Instructions to follow → Below are records; report the number of lines among them that include the word "RowRaw", and nothing further.

Data to use →
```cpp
int HipUpscaler::upscale_blend_device(const void *d_a, size_t a_stride, const void *d_b, size_t b_stride, float t,
                                      void *d_out, uint32_t n_frames, hipStream_t stream)
{
    std::lock_guard<std::mutex> lk(mu_);
    if (!initialized_) return fail(kNotInitialized, "Upscaler not initialized. Call initialize() first.");
    if (variant_ != Variant::LanczosX2RegWin)
        return fail(kUnsupported, "upscale_blend_device: only the exact-x2 resize kernels fuse the blend; "
                                  "run interpolate + upscale separately for this configuration");
    if (!d_a || !d_b || !d_out) return fail(kInvalidArgument, "upscale_blend_device: null device pointer");
    if (n_frames == 0) return kOk;
    if ((reinterpret_cast<uintptr_t>(d_a) % 16) || (reinterpret_cast<uintptr_t>(d_b) % 16) ||
        (reinterpret_cast<uintptr_t>(d_out) % 16) || (a_stride % 16) || (b_stride % 16) ||
        (n_frames > 1 && ((size_t)ow_ * oh_ * 4) % 16))
        return fail(kInvalidArgument, "upscale_blend_device: pointers and strides must be 16-byte aligned");
    NUS_HIP(hipSetDevice(device_));
    BlendSrc bs;
    bs.b = static_cast<const uint8_t *>(d_b);
    bs.a_stride = a_stride;
    bs.b_stride = b_stride;
    bs.t = t;
    return enqueue(static_cast<const uint8_t *>(d_a), static_cast<uint8_t *>(d_out), n_frames, stream, &bs);
}

int HipUpscaler::upscale_unit_device(const void *d_a, size_t a_stride, const void *d_b, size_t b_stride, float t, void *d_mid,
                                     void *d_out_real, void *d_out_mid, uint32_t n_units, hipStream_t stream)
{
    std::lock_guard<std::mutex> lk(mu_);
    if (!initialized_) return fail(kNotInitialized, "Upscaler not initialized. Call initialize() first.");
    if (variant_ != Variant::LanczosX2RegWin)
        return fail(kUnsupported, "upscale_unit_device: only the exact-x2 resize kernels run the whole step in one launch; "
                                  "run interpolate + upscale separately for this configuration");
    if (!d_a || !d_b || !d_out_real || !d_out_mid) return fail(kInvalidArgument, "upscale_unit_device: null device pointer");
    if (!(t >= 0.0f && t <= 1.0f)) return fail(kInvalidArgument, "upscale_unit_device: t must be in [0, 1]");
    if (n_units == 0) return kOk;
    auto misaligned = [](const void *p) { return (reinterpret_cast<uintptr_t>(p) % 16) != 0; };
    if (misaligned(d_a) || misaligned(d_b) || misaligned(d_mid) || misaligned(d_out_real) || misaligned(d_out_mid) ||
        (a_stride % 16) || (b_stride % 16) ||
        (n_units > 1 && (((size_t)ow_ * oh_ * 4) % 16 || ((size_t)iw_ * ih_ * 4) % 16)))
        return fail(kInvalidArgument, "upscale_unit_device: pointers, strides and frame sizes must be multiples of 16 bytes");
    const size_t in_bytes = (size_t)iw_ * ih_ * 4;
    if ((a_stride && a_stride < in_bytes) || (b_stride && b_stride < in_bytes))
        return fail(kInvalidArgument, "upscale_unit_device: frame stride smaller than a frame");
    NUS_HIP(hipSetDevice(device_));
    BlendSrc bs;
    bs.b = static_cast<const uint8_t *>(d_b);
    bs.a_stride = a_stride ? a_stride : in_bytes;
    bs.b_stride = b_stride ? b_stride : in_bytes;
    bs.t = t;
    UnitDst ud;
    ud.out_mid = static_cast<uint8_t *>(d_out_mid);
    ud.mid = static_cast<uint8_t *>(d_mid);
    return enqueue(static_cast<const uint8_t *>(d_a), static_cast<uint8_t *>(d_out_real), n_units, stream, &bs, &ud);
}

int HipUpscaler::upscale(const uint8_t *in, size_t in_len, uint8_t *out, size_t out_cap)
{
    const uint8_t *ins[1] = {in};
    const size_t lens[1] = {in_len};
    uint8_t *outs[1] = {out};
    return upscale_batch(ins, lens, 1, outs, out_cap);
}

int HipUpscaler::ensure_streams()
{
    if (s_in_ && s_k_ && s_out_) return kOk;
    if (!s_in_) NUS_HIP(hipStreamCreateWithFlags(&s_in_, hipStreamNonBlocking));
    if (!s_k_) NUS_HIP(hipStreamCreateWithFlags(&s_k_, hipStreamNonBlocking));
    if (!s_out_) NUS_HIP(hipStreamCreateWithFlags(&s_out_, hipStreamNonBlocking));
    return kOk;
}

int HipUpscaler::ensure_slot(Slot &S, size_t in_bytes, size_t out_bytes)
{
    if (S.d_in) return kOk;
    auto make = [&]() -> int {
        NUS_HIP(hipEventCreate(&S.k_begin));
        NUS_HIP(hipEventCreate(&S.k_end));
        NUS_HIP(hipEventCreateWithFlags(&S.in_done, hipEventDisableTiming));
        NUS_HIP(hipEventCreateWithFlags(&S.out_done, hipEventDisableTiming));
        for (hipEvent_t &ev : S.chunk_done) NUS_HIP(hipEventCreateWithFlags(&ev, hipEventDisableTiming));
        for (hipEvent_t &ev : S.band_in) NUS_HIP(hipEventCreateWithFlags(&ev, hipEventDisableTiming));
        for (hipEvent_t &ev : S.band_k) NUS_HIP(hipEventCreateWithFlags(&ev, hipEventDisableTiming));
        NUS_HIP(pinned_alloc(reinterpret_cast<void **>(&S.h_in), in_bytes));
        NUS_HIP(pinned_alloc(reinterpret_cast<void **>(&S.h_out), out_bytes));
        NUS_HIP(hipMalloc(reinterpret_cast<void **>(&S.d_out), out_bytes));
        NUS_HIP(hipMalloc(reinterpret_cast<void **>(&S.d_in), in_bytes));
        return kOk;
    };
    const int rc = make();
    if (rc != kOk) release_slot(S);
// ... 497 lines not shown
```

nu_scaler_amd/csrc/nus_k_lanczos_x2.hip:

```cpp

#ifndef NUS_STORE_AUX
#define NUS_STORE_AUX 2
#endif
#include "nus_device.hpp"

namespace nus {

namespace {

struct LanczosX2Args {
    const uint8_t *in;
    const uint8_t *in_b;
    float t;
    uint32_t sel;
    uint8_t *out;
    const float *wy6;
    float wxe[6];
    float wxo[6];
    uint32_t iw, ih;
    uint32_t nstrips, nrowblocks, th;
    size_t in_frame_bytes, in_b_frame_bytes, out_frame_bytes;
    uint8_t *out_mid;
    uint8_t *mid;
    uint32_t nframes, order;
// ... 455 lines not shown
        }
        role = in_grp / A.nstrips;
        strip = in_grp % A.nstrips;
    } else {
        frame = vid / gridDim.x;
        const uint32_t wave = __builtin_amdgcn_readfirstlane((vid % gridDim.x) * 4 + (threadIdx.x >> 6));
        if (wave >= A.nstrips * A.nrowblocks) return;
        strip = wave % A.nstrips;
        rb = wave / A.nstrips + A.rb0;
    }
    const int c = (int)(strip * kLanczosX2StripCols) - 4 + lane * 4;
    int cl = c < 0 ? 0 : c;
    cl = cl > (int)A.iw - 4 ? (int)A.iw - 4 : cl;
    const uint8_t *src = A.in + (size_t)frame * A.in_frame_bytes;
    const uint8_t *src_b = BLEND ? A.in_b + (size_t)frame * A.in_b_frame_bytes : src;
    float t = A.t;
    uint8_t *out = A.out;
    MidStore ms;
    if constexpr (UNIT) {
        const bool real = role == 0;
        src_b = real ? src : src_b;
        t = real ? 0.0f : t;
        out = real ? A.out : A.out_mid;
        const bool owner = lane >= 1 && lane <= (int)(kLanczosX2StripCols / 4) && c >= 0 && c + 4 <= (int)A.iw;
        ms.lane_off = owner ? (uint32_t)c * 4u : 0x80000000u;
        ms.rs = __builtin_amdgcn_make_buffer_rsrc(A.mid + (size_t)frame * ((size_t)A.iw * A.ih * 4u), 0,
                                                  real || A.mid == nullptr ? 0u : A.iw * A.ih * 4u, 0x00020000);
    } else {
        ms.lane_off = 0;
        ms.rs = __builtin_amdgcn_make_buffer_rsrc(nullptr, 0, 0, 0x00020000);
    }
    const __amdgpu_buffer_rsrc_t rs = __builtin_amdgcn_make_buffer_rsrc(
        out + (size_t)frame * A.out_frame_bytes, 0, (uint32_t)A.out_frame_bytes, 0x00020000);
#ifndef NUS_LZ_ALIGNED_STORES
#define NUS_LZ_ALIGNED_STORES 1
#endif
#ifndef NUS_LZ_MAIN_WRITES_EDGES
#define NUS_LZ_MAIN_WRITES_EDGES 0
#endif
    auto computes_stored_pixels = [&](int L) {
        const int cc = (int)(strip * kLanczosX2StripCols) - 4 + L * 4;
#if NUS_LZ_ALIGNED_STORES && NUS_LZ_MAIN_WRITES_EDGES
        return L >= 1 && L <= (int)(kLanczosX2StripCols / 4) && cc >= 0 && cc + 4 <= (int)A.iw;
#else
        return L >= 1 && L <= (int)(kLanczosX2StripCols / 4) && cc >= 4 && cc + 8 <= (int)A.iw;
#endif
    };
    constexpr bool SWAP = lanczos_x2_swap_stores(EXACT, NARROW), LDSX = lanczos_x2_lds_exchange(EXACT, NARROW);
    RowStore st;
    st.lane = lane;
#if NUS_LZ_CONTIG_STORES
    if constexpr (SWAP) {
        const int span0 = ((int)(strip * kLanczosX2StripCols) - 4) * 8;
        const int la = lane < 32 ? lane : lane - 32, lb = lane < 32 ? lane + 32 : lane;
        const int half = lane < 32 ? 0 : 16;
        st.off_a = computes_stored_pixels(la) ? (uint32_t)(span0 + 32 * la + half) : 0x80000000u;
        st.off_b = computes_stored_pixels(lb) ? (uint32_t)(span0 + 32 * lb + half) : 0x80000000u;
        st.idx_a = st.idx_b = 0;
    } else {
        constexpr int SKIP = NUS_LZ_ALIGNED_STORES ? 32 : 0;
        const int span0 = ((int)(strip * kLanczosX2StripCols) - 4) * 8;
        const int pa = SKIP + 16 * lane, pb = SKIP + 1024 + 16 * lane;
        st.idx_a = pa / 16;
        st.idx_b = pb / 16 < 128 ? pb / 16 : 127;
        st.off_a = computes_stored_pixels(pa / 32) ? (uint32_t)(span0 + pa) : 0x80000000u;
        st.off_b = pb / 32 < 64 && computes_stored_pixels(pb / 32) ? (uint32_t)(span0 + pb) : 0x80000000u;
    }
#else
    st.off_a = computes_stored_pixels(lane) ? (uint32_t)c * 8u : 0x80000000u;
    st.off_b = st.off_a + 16u;
    st.idx_a = st.idx_b = 0;
#endif
    const uint32_t in_off = (uint32_t)cl * 4u;
    const int r0 = (int)(rb * A.th);
    const int r_end = (r0 + (int)A.th) < (int)A.ih ? (r0 + (int)A.th) : (int)A.ih;
    const int rmax = (int)A.ih - 1;
    ms.r_end = r_end;
    auto row_off = [&](int rr) {
        rr = rr < 0 ? 0 : (rr > rmax ? rmax : rr);
        return in_off + (uint32_t)rr * (A.iw * 4);
    };
    constexpr bool HIDDEN = NUS_LZ_ASM_LOADS != 0;
    constexpr int NL = BLEND ? 2 : 1;
    __shared__ u32x4 lds_rows[HIDDEN ? 4 : 1][HIDDEN ? kLzDepth * NL : 1][64];
    RowRing<BLEND> ring;
    {
        const uint32_t w = __builtin_amdgcn_readfirstlane(threadIdx.x >> 6);
        ring.slot = lds_rows[HIDDEN ? w : 0];
        ring.lds = __builtin_amdgcn_readfirstlane((uint32_t)(uintptr_t)&lds_rows[HIDDEN ? w : 0][0][0]);
        ring.lane = lane;
        st.stage = nullptr;
#if NUS_LZ_CONTIG_STORES
        if constexpr (!SWAP) {
            __shared__ u32x4 lds_stage[4][128];
            st.stage = lds_stage[w];
        }
#endif
        st.xchg = nullptr;
        if constexpr (LDSX) {
            __shared__ float lds_xchg[4][kLzXchgDwords];
            st.xchg = &lds_xchg[w][1 + lane];
        }
    }

    PhaseWeights W;
#pragma unroll
    for (int j = 0; j < 6; ++j) {
        W.e[j] = vgpr(A.wxe[j]);
        W.o[j] = vgpr(A.wxo[j]);
    }
    float win[6][16];
    AlphaRun arun;
    RowRaw<BLEND> raw[2];
    {
        RowRaw<BLEND> first[6];
#pragma unroll
        for (int j = 0; j < 6; ++j) first[j] = fetch_row_plain<BLEND>(src, src_b, row_off(r0 - 3 + j));
        if (HIDDEN) {
#pragma unroll
            for (int j = 0; j < kLzDepth; ++j) ring.request(j, src, src_b, row_off(r0 + 3 + j));
        } else {
            raw[0] = fetch_row_plain<BLEND>(src, src_b, row_off(r0 + 3));
            raw[1] = fetch_row_plain<BLEND>(src, src_b, row_off(r0 + 4));
        }
#pragma unroll
        for (int j = 0; j < 6; ++j) {
            const uint4 px = resolve_row<BLEND>(first[j], t, A.sel);
            if (!EXACT && NUS_LZ_BLEND_OPAQUE_PATH_OK(BLEND)) alpha_run_push(arun, px);
            cvt_row(px, win[j]);
            if (j >= 3) lanczos_x2_store_mid<UNIT>(px, ms, r0 - 3 + j, A.iw * 4);
        }
        if (HIDDEN) wait_vmcnt<0, 0>();
    }
    for (int rbase = r0; rbase < r_end; rbase += 6) {
#define NUS_LZ_STEP(S) \
        lanczos_x2_step<EXACT, BLEND, UNIT, S, NARROW>(win, ring, raw, arun, rbase + S, in_off, st, A, W, src, src_b, rs, t, ms); \
        if (S < 5 && rbase + S + 1 >= r_end) break
        NUS_LZ_STEP(0);
        NUS_LZ_STEP(1);
        NUS_LZ_STEP(2);
        NUS_LZ_STEP(3);
        NUS_LZ_STEP(4);
        NUS_LZ_STEP(5);
#undef NUS_LZ_STEP
    }
}

struct LanczosX2EdgeArgs {
    const uint8_t *in;
    const uint8_t *in_b;
    float t;
    uint32_t sel;
    uint8_t *out;
    const float *wy6;
    float wx[2][48];
    uint32_t iw, ih;
    size_t in_frame_bytes, in_b_frame_bytes, out_frame_bytes;
    uint32_t row0, row_end;
};

__device__ __forceinline__ uint32_t px_of(const uint4 (&row)[2], int col)
{
    const uint4 &v = row[col >> 2];
    switch (col & 3) {
    case 0: return v.x;
    case 1: return v.y;
    case 2: return v.z;
    default: return v.w;
    }
}

template <bool EXACT, int SIDE>
__device__ __forceinline__ void lanczos_x2_edge_rows(const LanczosX2EdgeArgs &A, const uint4 (&raw)[7][2], int r,
                                                     uint32_t *dst_frame)
{
    const uint32_t ow = A.iw * 2;
#pragma unroll
    for (int phase = 0; phase < 2; ++phase) {
        const uint32_t oy = 2 * (uint32_t)r + phase;
        const float *wvp = A.wy6 + (size_t)oy * 6;
        float wv[6];
#pragma unroll
        for (int j = 0; j < 6; ++j) wv[j] = wvp[j];
        float V[8][4];
#pragma unroll
        for (int col = 0; col < 8; ++col)
#pragma unroll
            for (int c = 0; c < 4; ++c) {
                float acc = ch_f32(px_of(raw[phase], col), c) * wv[0];
#pragma unroll
                for (int j = 1; j < 6; ++j) acc = mac<EXACT>(acc, ch_f32(px_of(raw[phase + j], col), c), wv[j]);
                V[col][c] = acc;
            }
        uint32_t o[8];
#pragma unroll
        for (int q = 0; q < 8; ++q) {
            const int l0 = SIDE == 0 ? (q >> 1) - 3 + (q & 1) : 1 + (q >> 1) + (q & 1);
            uint32_t px = 0;
#pragma unroll
            for (int c = 0; c < 4; ++c) {
                float acc = 0.0f;
#pragma unroll
                for (int j = 0; j < 6; ++j) {
                    int li = l0 + j;
                    li = li < 0 ? 0 : (li > 7 ? 7 : li);
                    const float w = A.wx[SIDE][q * 6 + j];
                    acc = j == 0 ? V[li][c] * w : mac<EXACT>(acc, V[li][c], w);
                }
                px = pack_u8<EXACT>(acc, c, px);
            }
            o[q] = px;
        }
        uint32_t *d = dst_frame + (size_t)oy * ow + (SIDE == 0 ? 0 : ow - 8);
        *reinterpret_cast<uint4 *>(d) = make_uint4(o[0], o[1], o[2], o[3]);
        *reinterpret_cast<uint4 *>(d + 4) = make_uint4(o[4], o[5], o[6], o[7]);
    }
}
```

Result of this exercise → 2